◆ Exercise details
Below are the records; output them exactly from the first line through the line with "const double rt = mmpc_rcp(t);", stopping there.

◆ Record extracts
#ifdef MMPC_EMU
MMPC_DEV double mmpc_vmax(double a, double b) { return a > b ? a : b; }
MMPC_DEV double mmpc_vmin(double a, double b) { return a < b ? a : b; }
#else
// ... 3 lines not shown
MMPC_DEV double mmpc_z_safeguard_fast(double z, double t, double mu) {
    const double rt = mmpc_rcp(t);
    return mmpc_vmin(mmpc_vmax(z, (mu * (1.0 / MMPC_KAPPA_SIGMA)) * rt), (MMPC_KAPPA_SIGMA * mu) * rt);
}
MMPC_DEV double mmpc_log_mant(double m, int *ex) {
    int e;
    m = frexp(m, &e);
    if (m < 0.70710678118654752440) { m *= 2.0; e -= 1; }
    *ex += e;
    const double s = (m - 1.0) * mmpc_rcp(m + 1.0), z = s * s;
    double p = 1.0 / 21.0;
    p = fma(p, z, 1.0 / 19.0); p = fma(p, z, 1.0 / 17.0); p = fma(p, z, 1.0 / 15.0); p = fma(p, z, 1.0 / 13.0);
    p = fma(p, z, 1.0 / 11.0); p = fma(p, z, 1.0 / 9.0); p = fma(p, z, 1.0 / 7.0); p = fma(p, z, 1.0 / 5.0);
    p = fma(p, z, 1.0 / 3.0); p = fma(p, z, 1.0);
    return 2.0 * s * p;
}
MMPC_DEV void mmpc_arm_segments_fast(double q1, double q2, double q3, double dr[3], double dz[3]) { mmpc_arm_segments(q1, q2, q3, dr, dz); }
MMPC_HD constexpr int mmpc_y(int a) { return a < 3 ? a : a + 3; }

#ifndef MMPC_UNROLL_NMAX
#define MMPC_UNROLL_NMAX 30
#endif
#ifndef MMPC_FWD_UNROLL
#define MMPC_FWD_UNROLL 64
#endif
#ifndef MMPC_RIC_UNROLL
#define MMPC_RIC_UNROLL 2
#endif
#define MMPC_B(x, q) (((x) >> (8 * (q))) & 255u)
MMPC_DEV double mmpc_box_t(double d) { return mmpc_vmax(d, 1e-15); }

#ifndef MMPC_SAFEGUARD_LAZY
#define MMPC_SAFEGUARD_LAZY 1
#endif
#ifndef MMPC_LEG_DET
#define MMPC_LEG_DET 1
#endif
#ifndef MMPC_D2_ONE_RCP
#define MMPC_D2_ONE_RCP 1
#endif
#ifndef MMPC_PADMAP
#define MMPC_PADMAP 1
#endif
#ifndef MMPC_SLIM_NMIN
#define MMPC_SLIM_NMIN 21
#endif
#ifndef MMPC_RG_NMIN
#define MMPC_RG_NMIN MMPC_SLIM_NMIN
#endif
#ifndef MMPC_RG_MAX
#define MMPC_RG_MAX 3
#endif
template <int KIND, int N>
struct MmpcFastDims {
    typedef MmpcDims<KIND> D;
    static constexpr int NX = D::NX, NU = D::NU, NV = D::NV, NXX = D::NXX, NUU = D::NUU, NSELF = D::NSELF;
    static constexpr int NS = N + 1;
    static constexpr int NPAIR = NS * NV;
    static constexpr bool PADMAP = MMPC_PADMAP && N < MMPC_SLIM_NMIN && NV < 16 && NX <= N && (N * 16 + MMPC_WAVE - 1) / MMPC_WAVE <= (NPAIR + MMPC_WAVE - 1) / MMPC_WAVE;
    static constexpr int TRGS = N >= MMPC_SLIM_NMIN ? 8 : 9;
    static constexpr int NPASS = PADMAP ? (N * 16 + MMPC_WAVE - 1) / MMPC_WAVE : (NPAIR + MMPC_WAVE - 1) / MMPC_WAVE;
    static constexpr int NKB = (NX + 1 + 3) / 4;
    static constexpr int NPU = NU * (NU - 1) / 2;
    static constexpr bool PAIRS = ((NX + 1) & 1) == 0;
    static constexpr int NLEG = PAIRS ? (NU + 1) / 2 : NU;
    static constexpr int RG = ((N >= MMPC_RG_NMIN || KIND == 1) && 2 * NS <= MMPC_WAVE) ? (MMPC_WAVE / NS < MMPC_RG_MAX ? MMPC_WAVE / NS : MMPC_RG_MAX) : 1;
// ... 34 lines not shown
    MmpcFastLayout L{};
    int o = 0;
#define MMPC_CARVE(name, n) L.name = o; o += (n); o = (o + 1) & ~1;
    MMPC_CARVE(XU, F::NS * F::NV) MMPC_CARVE(S, F::NS) MMPC_CARVE(LAM, F::NS * F::NX)
    MMPC_CARVE(XUREF, SLIM ? 0 : F::NS * F::NV) MMPC_CARVE(ULAST, SLIM ? 0 : F::NS * F::NU)
    MMPC_CARVE(OBS, obs_per_stage == 2 ? M * 5 + 1 : (obs_per_stage ? (SLIM ? 0 : F::NS * M * 3) : M * 3))
    MMPC_CARVE(CST, MMPC_C_SIZE) MMPC_CARVE(CV, F::NS * MMPC_NCV) MMPC_CARVE(CD, F::NS * F::NX) MMPC_CARVE(TRG, F::NS * F::TRGS)
    MMPC_CARVE(HXX, F::NS * F::NXX) MMPC_CARVE(QXU, F::NS * F::NV) MMPC_CARVE(HUXL, F::NU * F::NX)
    MMPC_CARVE(HUUL, F::NUU) MMPC_CARVE(HUX02, F::NS) MMPC_CARVE(HUUD, F::NS * F::NU) MMPC_CARVE(SN, 16)
    MMPC_CARVE(KK, GK ? 0 : N * F::NU * (F::NX + 1)) MMPC_CARVE(KF, 0) MMPC_CARVE(DXU, F::NS * F::NV) MMPC_CARVE(DS, F::NS)
    MMPC_CARVE(DLAM, F::NS * F::NX) MMPC_CARVE(RB, F::NS * F::NV) MMPC_CARVE(RDS, F::NS) MMPC_CARVE(Q1V, F::NV + 2) MMPC_CARVE(FILT, 2 * MMPC_FCAP)
    if (GK || F::NS * F::NV >= N * F::NPU) L.KU = L.DXU; else { MMPC_CARVE(KU, N * F::NPU) }
    if (F::NS * F::NX >= MMPC_WAVE) L.DUMP = L.DLAM; else { MMPC_CARVE(DUMP, MMPC_WAVE) } MMPC_CARVE(MISC, 8)
#undef MMPC_CARVE
    L.total = o;
    return L;
}

#define MMPC_NSCAL 12
template <int KIND, int N>
MMPC_HD int mmpc_fast_state_doubles(int MC) {
    typedef MmpcFastDims<KIND, N> F;
    return F::NPAIR + F::NS + F::NS * F::NX + 2 * MMPC_FCAP + MMPC_NSCAL + MMPC_WAVE * (2 * F::NPASS + 2 * (MC > 0 ? MC : 1) + 8);
}

template <int KIND, int N>
struct MmpcFastEnvelope {
    typedef MmpcFastDims<KIND, N> F;
    typedef MmpcGainBlock<KIND, N> GB;
    static constexpr bool SLIM = N >= MMPC_SLIM_NMIN;
    static constexpr bool ROOMY = KIND == 0 && N <= MMPC_UNROLL_NMAX;
    static constexpr int RIC_UNROLL = ROOMY ? MMPC_RIC_UNROLL : 1, FWD_UNROLL = (ROOMY || GB::ON) ? (MMPC_FWD_UNROLL < N ? MMPC_FWD_UNROLL : N) : 1;
    static constexpr int GRS = F::NU * F::NX + F::NU;
    static constexpr bool RING_FITS = !GB::ON || 4 * GRS <= F::NU * F::NX + F::NUU + F::NS + F::NS * F::NU;
    static constexpr bool RING_UNROLLED = !GB::ON || FWD_UNROLL >= N;
    static constexpr bool SLIM_MAP_OK = !(SLIM && F::PADMAP);
    static constexpr bool Q1_ITEMS_OK = F::NXX + F::NU * F::NX + F::NUU + F::NV <= 2 * MMPC_WAVE && F::NV + 2 <= 32;
    static constexpr bool ROLL_ROW_OK = F::NX <= 16;
    static constexpr int nrs(int MC) { return (MC > 0 ? MC : 0) + F::NSELF; }
    static constexpr int soc_used(int MC) { return (F::NS * F::NV + F::NS + F::NS * F::NX) + F::NS * F::NX + F::NS * nrs(MC) + F::NS * F::NX + F::NS * nrs(MC); }
    static constexpr bool soc_ok(int MC) { return soc_used(MC) <= mmpc_soc_doubles(N, F::NX, F::NU, nrs(MC)); }
    static constexpr int mcr(int MC) { return MC > 0 ? (MC + F::RG - 1) / F::RG : 1; }
    static constexpr int LOGF_BOX = 2 * F::NPASS;
    static constexpr int logf_row(int MC) { return (F::RG > 1 ? mcr(MC) : MC) + F::NSELF; }
    static constexpr int logf(int MC) { return LOGF_BOX > logf_row(MC) ? LOGF_BOX : logf_row(MC); }
    static constexpr bool log_high_ok(int MC) { return 19 * logf(MC) < 300; }
    static constexpr bool LOG_LOW_OK = 15 * LOGF_BOX < 300;
    static constexpr bool lds_ok(int MC) {
        for (int ops = 0; ops < 3; ops++) if (mmpc_fast_layout<KIND, N>(MC, ops).total * (int)sizeof(double) > 64 * 1024) return false;
        return true;
    }
    static constexpr bool ok(int MC) {
        return MC >= 0 && F::TILE_OK && SLIM_MAP_OK && Q1_ITEMS_OK && ROLL_ROW_OK && RING_FITS && RING_UNROLLED && LOG_LOW_OK && log_high_ok(MC) &&
               soc_ok(MC) && lds_ok(MC);
    }
};
#define MMPC_SHAPE_NMAX 63
#define MMPC_SHAPE_MMAX 16
template <int KIND, int N = MMPC_SHAPE_NMAX>
struct MmpcEnvelopeScan {
    static constexpr bool ok(int n, int MC) { return n == N ? MmpcFastEnvelope<KIND, N>::ok(MC) : MmpcEnvelopeScan<KIND, N - 1>::ok(n, MC); }
};
template <int KIND>
struct MmpcEnvelopeScan<KIND, 0> { static constexpr bool ok(int, int) { return false; } };
MMPC_HD constexpr bool mmpc_fast_shape_ok(int kind, int N, int M) {
    if (N < 1 || N > MMPC_SHAPE_NMAX || M < 0 || M > MMPC_SHAPE_MMAX) return false;
    return kind == 0 ? MmpcEnvelopeScan<0>::ok(N, M) : (kind == 1 ? MmpcEnvelopeScan<1>::ok(N, M) : false);
}

template <int KIND, int N, int MC>
struct MmpcLaneState {
    typedef MmpcFastDims<KIND, N> F;
    double lo_z[F::NPASS], hi_z[F::NPASS];
    double b_lo[F::NPASS], b_hi[F::NPASS];
    static constexpr int MCR = MmpcFastEnvelope<KIND, N>::mcr(MC);
    double ct[MCR], cz[MCR], cdt[MCR];
    double cp[F::RG > 1 ? 9 : 1];
    double st[4], sz[4], sdt[4];
    double hss, gss, vx[6];
    unsigned ab_o[F::NKB];
    unsigned h_o[4], h_l[4];
    unsigned h_m;
    unsigned p_o[4];
    int kl_b[F::NLEG], kl_s[F::NLEG];
    MmpcAcc rP, rT, rM;
    double rAB[F::NKB], opa, opb;
    double mg[4], pv0, pv1;
    double nab[F::NKB], nhm[4];
    unsigned f_v, f_x;
    unsigned q1d[2];
    double fw[MMPC_FW_SLOTS];
    int fw_a[5];
};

◆ Answer space
#ifdef MMPC_EMU
MMPC_DEV double mmpc_vmax(double a, double b) { return a > b ? a : b; }
MMPC_DEV double mmpc_vmin(double a, double b) { return a < b ? a : b; }
#else
// ... 3 lines not shown
MMPC_DEV double mmpc_z_safeguard_fast(double z, double t, double mu) {
    const double rt = mmpc_rcp(t);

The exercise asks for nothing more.